Walnut is an alternative: a tool for creating interactive, near-live product demos that can be personalized, shared asynchronously, and tracked analytically.
The workflow starts with a browser extension that lets sales reps pre-record specific product interactions – individual feature flows captured as replayable segments. These segments are saved to a library of blocks associated with a given product.
From those pre-recorded blocks and editable slides, reps assemble complete demonstrations. For each prospect, they can construct a custom narrative – a "Storyline" – by combining and reordering blocks to match the buyer's specific use case. A unique link is generated for each Storyline and sent to the prospect.
Every Storyline is tracked. Walnut logs sends, opens, and click-through conversions on links embedded in the demo. Sales teams can monitor how individual presentations are performing, identify which versions convert better, and iterate the content accordingly.
The modular demo-from-a-shared-block-library pattern is becoming a recognized component of async sales workflows. Walnut is not alone in this – the approach has been validated enough that it's appearing across multiple products built for distributed sales teams. That convergence confirms the structural insight rather than diluting it.
Adding pre-recorded product demonstration segments to that library – rather than relying only on slide-based content – is the meaningful extension. It could theoretically have been done with screen recording tools before Walnut existed, but it wasn't standard practice because nothing made it easy enough to be habitual. Walnut's value is making demo capture a native part of the sales workflow rather than a one-off production effort.
The analytics model deserves attention. The current tracking – sends, opens, link clicks – is useful but surface-level. The more interesting signal would be slide-to-slide progression: knowing not just whether a prospect opened the demo, but where they lost interest. That granularity would identify which blocks are conversion bottlenecks versus which reliably advance the viewer through the narrative. Combined with a shared block library, that data could eventually produce a performance ranking of blocks – which ones consistently appear in high-converting demos, and which ones correlate with drop-off – turning the library into an increasingly curated, data-informed asset rather than a growing archive of everything.
The form factor of sales presentations is shifting. What began as linear slide decks – illustrated support for a live sales call – has moved toward self-contained asynchronous experiences that work without the salesperson in the room. The better those experiences get, the more the presentation itself does the selling.
Following that logic, the tools for creating sales presentations will continue to converge with the tools for building interactive web experiences. Branching paths based on viewer behavior, slide-level analytics that mirror website funnel analysis, integration with CRM for conversion tracking – all of these already exist in the web-building world and will migrate into presentation tools as the use cases overlap.

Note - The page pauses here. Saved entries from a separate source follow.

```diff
-def conv3x3_s2_dgrad(dy, w2d, dx, pad=0, a_packed=None):
+S2F_TILE_CH = 14
+
+
+def s2_dgrad_tile_rows(cin: int):
+    M = cin * 9
+    tiles = []
+    for tm in range((cin + S2F_TILE_CH - 1) // S2F_TILE_CH):
+        rows = []
+        for r in range(128):
+            half, k = r // 64, (r % 64) // 9
+            gathered = (r % 64) < 63 and tm * S2F_TILE_CH + half * 7 + k < cin
+            rows.append((min(tm * 126 + r - (1 if r >= 64 else 0), M - 1), gathered))
+        tiles.append(rows)
+    return tiles
+
+
+def s2_dgrad_fused_ok(a_packed, cout, OH, OW, H, W, dy_bstride, dy_addr=0, packed_addr=0) -> bool:
+    if a_packed is None or a_packed is False or isinstance(a_packed, tuple):
+        return False
+    if cout <= 0 or cout % 16 != 0 or OH != OW or OW not in (4, 8, 16) or H != 2 * OH or W != 2 * OW:
+        return False
+    if dy_bstride % 4 != 0 or dy_addr % 16 != 0 or packed_addr % 16 != 0:
+        return False
+    return (((256 // (OH * OW)) - 1) * dy_bstride + cout * OH * OW) * 4 < 2 ** 31
+
+
+def conv3x3_s2_dgrad(dy, w2d, dx, pad=0, a_packed=None, skip=None, rowsum=None, fused=True):
     Bn, M, OH, OW, dbs = _img(dy)
     Bx, Cc, H, W, xbs = _img(dx)
     assert Bx == Bn and w2d.shape == (M, Cc * 9) and w2d.is_contiguous()
     OHW = OH * OW
+    if skip is not None:
+        assert tuple(skip.shape) == tuple(dx.shape)
+    if rowsum is not None:
+        assert tuple(rowsum.shape) == (Bn, Cc) and (Cc == 1 or rowsum.stride(1) == 1)
+    rs_ld = 0 if rowsum is None else (rowsum.stride(0) if Bn > 1 else Cc)
+    if fused and s2_dgrad_fused_ok(a_packed, M, OH, OW, H, W, dbs, dy.data_ptr(), 0 if a_packed is None or isinstance(a_packed, tuple) else a_packed.data_ptr()):
+        sbs = _img(skip)[4] if skip is not None else 0
+        _timed(f"s2_dgrad_bx3_kernel<{OW}>", 2.0 * Cc * 9 * M * Bn * OHW, "mfma", lambda: L.check(
+            _lib().vd_conv3x3_s2_dgrad_fused(_p(dy), _p(a_packed), _p(dx), _p(skip), _p(rowsum), Bn, Cc, M, OH, OW, pad, dbs, xbs, sbs, rs_ld, _s()),
+            "vd_conv3x3_s2_dgrad_fused"), nbytes=4.0 * (dy.numel() + dx.numel() * (2 if skip is not None else 1)))
+        return dx
     G = torch.empty((Bn, Cc * 9, OHW), device=dy.device, dtype=torch.float32)
     gemm(w2d, dy, G, M=Cc * 9, N=Bn * OHW, K=M, a_mode=A_COL, b_mode=B_PLAIN, NP=OHW, lda=Cc * 9, ldb=OHW, b_bstride=dbs,
          ldd=OHW, d_bstride=Cc * 9 * OHW, a_packed=a_packed)
     L.check(_lib().vd_col2im_s2(_p(G), _p(dx), Bn, Cc, H, W, OH, OW, pad, Cc * 9 * OHW, xbs, _s()), "vd_col2im_s2")
+    if skip is not None:
+        add_strided(dx, skip, accumulate=True)
+    if rowsum is not None:
+        L.check(_lib().vd_rowsum(_p(dx), _p(rowsum), Bn, Cc, H * W, xbs, rs_ld, _s()), "vd_rowsum")
     return dx
 
 
diff --git a/villandiffusion_amd/unet.py b/villandiffusion_amd/unet.py
--- a/villandiffusion_amd/unet.py
+++ b/villandiffusion_amd/unet.py
@@ -167,7 +167,16 @@
             return h
         return ops.presplit_pack(h)
 
-    def bwd(self, dout, x, dx, bias_ws=None, skip_bias=False, dout_ps=None):
+    def s2_fused_ok(self, dout, dx) -> bool:
+        net = self.net
+        if self.mode != B_CONV3_S2 or not getattr(net, "s2_dgrad_fused", False) or not isinstance(dout, torch.Tensor):
+            return False
+        pk = _bx3_packed_1x1(net, self.prefix + "::s2g", True, self.cin * 9, self.cout, dout.shape[2] * dout.shape[3], dout.shape[0])
+        if pk is None or isinstance(pk, tuple):
+            return False
+        return ops.s2_dgrad_fused_ok(pk, self.cout, dout.shape[2], dout.shape[3], dx.shape[2], dx.shape[3], ops._img(dout)[4], dout.data_ptr(), pk.data_ptr())
+
+    def bwd(self, dout, x, dx, bias_ws=None, skip_bias=False, dout_ps=None, s2_fused=False, skip=None, dx_rs=None):
         net = self.net
         dout_f32 = dout
         if isinstance(x, ops.PreSplit):
@@ -195,7 +204,8 @@
             return None
         if self.mode == B_CONV3_S2:
             pk = _bx3_packed_1x1(net, self.prefix + "::s2g", True, self.cin * 9, self.cout, dout.shape[2] * dout.shape[3], dout.shape[0])
-            return ops.conv3x3_s2_dgrad(dout, self.w2d(), dx, pad=self.pad, a_packed=pk)
+            assert s2_fused or (skip is None and dx_rs is None)
+            return ops.conv3x3_s2_dgrad(dout, self.w2d(), dx, pad=self.pad, a_packed=pk, skip=skip, rowsum=dx_rs, fused=s2_fused)
         pk = _bx3_packed(net, self.prefix, True, self.cin, self.cout, dout.shape[2], dout.shape[3], B_CONV3_T) \
             if self.mode in (B_CONV3, B_CONV3_UP) else None
         wt = net.wt_view(self.prefix, self.cout, self.cin, 9, fresh=pk is None)
@@ -791,6 +801,7 @@
         self.wgrad_flush_jobs = int(os.environ.get("VILLAN_WGRAD_FLUSH_JOBS", "24"))
         self._wg_side, self._wg_keep, self._rs_jobs = None, [], []
         self.fuse_gn_bwd = os.environ.get("VILLAN_FUSE_GN_BWD", "1") != "0"
+        self.s2_dgrad_fused = os.environ.get("VILLAN_S2_DGRAD_FUSED", "1") != "0"
         self.presplit = os.environ.get("VILLAN_PRESPLIT", "1") != "0"
         self.nograd_presplit = os.environ.get("VILLAN_NOGRAD_PRESPLIT", "1") != "0"
         self.us_dgrad_presplit = os.environ.get("VILLAN_US_DGRAD_PRESPLIT", "1") != "0"
@@ -1298,8 +1309,13 @@
             elif kind == "ds":
                 layer, x = rec[1], rec[2]
                 dx = torch.empty(x.shape, device=dev, dtype=torch.float32)
-                layer.bwd(g, x, dx, bias_ws=g_rs)
-                g, g_rs, g_ps = self._add_skip_grad(dx, x, st, dcats), None, None
+                if layer.s2_fused_ok(g, dx):
+                    rs = self.scratch_bc(B, x.shape[1]).view(B, x.shape[1]) if fuse and not self._dx_only else None
+                    layer.bwd(g, x, dx, bias_ws=g_rs, s2_fused=True, skip=self._skip_grad(x, st, dcats), dx_rs=rs)
+                    g, g_rs, g_ps = dx, rs, None
+                else:
+                    layer.bwd(g, x, dx, bias_ws=g_rs)
+                    g, g_rs, g_ps = self._add_skip_grad(dx, x, st, dcats), None, None
             elif kind == "conv_in":
                 if want_dx:
                     dx_in = torch.empty(rec[1].shape, device=dev, dtype=torch.float32)
```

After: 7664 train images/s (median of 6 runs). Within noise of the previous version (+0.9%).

The near-term opportunity is straightforward: an async-first demo platform with a modular block library, conversion-funnel analytics at the slide level, and CRM integration for closing the loop between demo engagement and pipeline stage. Walnut is the clearest existing reference point for that product. The open question is how deeply the analytics layer can be developed – because that is where the real defensibility sits, not in the recording or assembly interface.